■ Your objective
Only a number is wanted here: the count of lines in the data below where the string "bool" occurs.

Stored data:
+template <bool HASRES>
+__device__ __forceinline__ void tail128_h8_body(const TailArgs& a) {
+  constexpr int NWAVE = 8, WN = 4, MBW = 2, RPW = 2, T = 4, PAD = 1, DIL = 2, D = 3;
+  constexpr int C = 128, NKS = 8, MBLK = 4;
+  constexpr int TW = 64, TH = WN * RPW, NB = 2 * RPW;
+  constexpr int LW = TW + 2 * PAD, LH = TH + 2 * PAD, REC = LH * LW;
+  constexpr int NBLK_B = (2 * REC + 63) / 64, NBLK_A = MBLK * T, NBLK = NBLK_B + NBLK_A;
+  constexpr int NIB = (NBLK + NWAVE - 1) / NWAVE;
+  constexpr int SLOTREC = NBLK * 64;
+  constexpr int IMGREC = (C / 8) * TH * 64;
+  constexpr int NPAIR = 3 * NKS / 2, NRG = NKS;
+  constexpr int WPREC = 2 * MBLK * 64;
+  static_assert(D * SLOTREC <= IMGREC, "the phase-A ring lives inside the a3 image");
+  static_assert(NBLK_B == 21 && NIB == 5 && NB == 4 && MBW * NB == 8, "the counted waits below name their registers and counts");
+  constexpr int W_A = NIB;
+  constexpr int W_A7 = 2;
+  constexpr int W_B0 = 8;
+  constexpr int W_BR = 9;
+  constexpr int W_B7 = 1;
+  constexpr int W_B8 = 1;
+  constexpr int W_B9 = 9;
+  constexpr int W_B10 = 9;
+  constexpr int W_B11 = 8;
+  constexpr int W_XA = 8, W_XB = 8;
+
+  __shared__ __attribute__((aligned(16))) float s_epi[6 * C];
+  extern __shared__ __attribute__((aligned(16))) char smem[];
+  uint4* s_a3 = reinterpret_cast<uint4*>(smem);
+  uint4* s_wb = s_a3 + IMGREC;
+  uint4* s_trash = s_wb + 3 * WPREC;
+
+  const int tid = threadIdx.x, lane = tid & 63, wave = __builtin_amdgcn_readfirstlane(tid >> 6), wm = wave >> 2, wn = wave & 3;
+  const int hh = lane >> 5, jj = lane & 31;
+  const size_t HW = (size_t)a.H * a.W;
+
+  const H8Run run = h8_tile_run(a.tiles_x, a.tiles_y, a.N);
+  const int t_beg = run.beg, t_end = run.end, t_step = run.step;
+  if (t_beg >= t_end) return;
+
+  if (tid < C) {
+    H8_FILL_EPI(s_epi, 0, C, tid, true, tid, a.biasA, a.bnA_a, a.bnA_b);
+    H8_FILL_EPI(s_epi, 3 * C, C, tid, true, tid, a.biasB, a.bnB_a, a.bnB_b);
+  }
+
+  struct TilePos { int x0, y0, n; };
+  auto decode = [&](int t) {
+    TilePos p;
+    const int tx = t % a.tiles_x;
+    t /= a.tiles_x;
+    p.x0 = tx * TW;
+    p.y0 = (t % a.tiles_y) * TH;
+    p.n = t / a.tiles_y;
+    return p;
+  };
+  H8_OPAQUE_ADDR(zero, h8_zero_rec);
+  H8_OPAQUE_ADDR(trash, h8_trash_rec);
+  auto lane_again = [&]() {
+    int l = lane;
+    asm volatile("" : "+v"(l));
+    return l;
+  };
+  auto stage = [&](const TilePos& tp, int c, int slot) {
+    uint4* db = s_a3 + slot * SLOTREC;
+    const uintptr_t base0 = reinterpret_cast<uintptr_t>(a.a2) +
+                            16 * ((long long)(((size_t)tp.n * a.G + 2 * c) * HW) + (long long)(tp.y0 - PAD) * a.W + (tp.x0 - PAD));
+    const int l = lane_again();
+#pragma unroll
+    for (int i = 0; i < NIB; ++i) {
+      const int blk = i * NWAVE + wave;
+      uintptr_t p = zero;
+      if (i * NWAVE < NBLK_B) {
+        const int e = blk * 64 + l;
+        const int g2 = e / REC, rem = e - g2 * REC, r = rem / LW, cc = rem - r * LW;
+        const int gy = tp.y0 - PAD + r, gx = tp.x0 - PAD + cc;
+        const bool ok = e < 2 * REC && (unsigned)gy < (unsigned)a.H && (unsigned)gx < (unsigned)a.W;
+        const long long off = (long long)(g2 ? HW : 0) + r * a.W + cc;
+        p = ok ? base0 + 16 * off : zero;
+      }
+      if ((i + 1) * NWAVE > NBLK_B && blk >= NBLK_B) {
+        const int ab = blk - NBLK_B, m = ab >> 2, tap = ab & 3;
+        uintptr_t wsrc = reinterpret_cast<uintptr_t>(a.w2 + (((size_t)m * NKS + c) * T + tap) * 64);
+        asm volatile("" : "+s"(wsrc));
+        p = blk < NBLK ? wsrc + 16 * l : zero;
+      }
+      SLU_GLDS16(reinterpret_cast<const uint4*>(p), blk < NBLK ? db + blk * 64 : s_trash);
+    }
+    asm volatile("" ::: "memory");
+  };
+  auto stage_w = [&](int j) {
+    uintptr_t wsrc = reinterpret_cast<uintptr_t>(a.w1 + ((size_t)(wave & 3) * 3 * NKS + 2 * j + (wave >> 2)) * 64);
+    asm volatile("" : "+s"(wsrc));
+    const uintptr_t p = wsrc + 16 * lane_again();
+    SLU_GLDS16(reinterpret_cast<const uint4*>(p), s_wb + (j % 3) * WPREC + wave * 64);
+    asm volatile("" ::: "memory");
+  };
+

■ Solution
2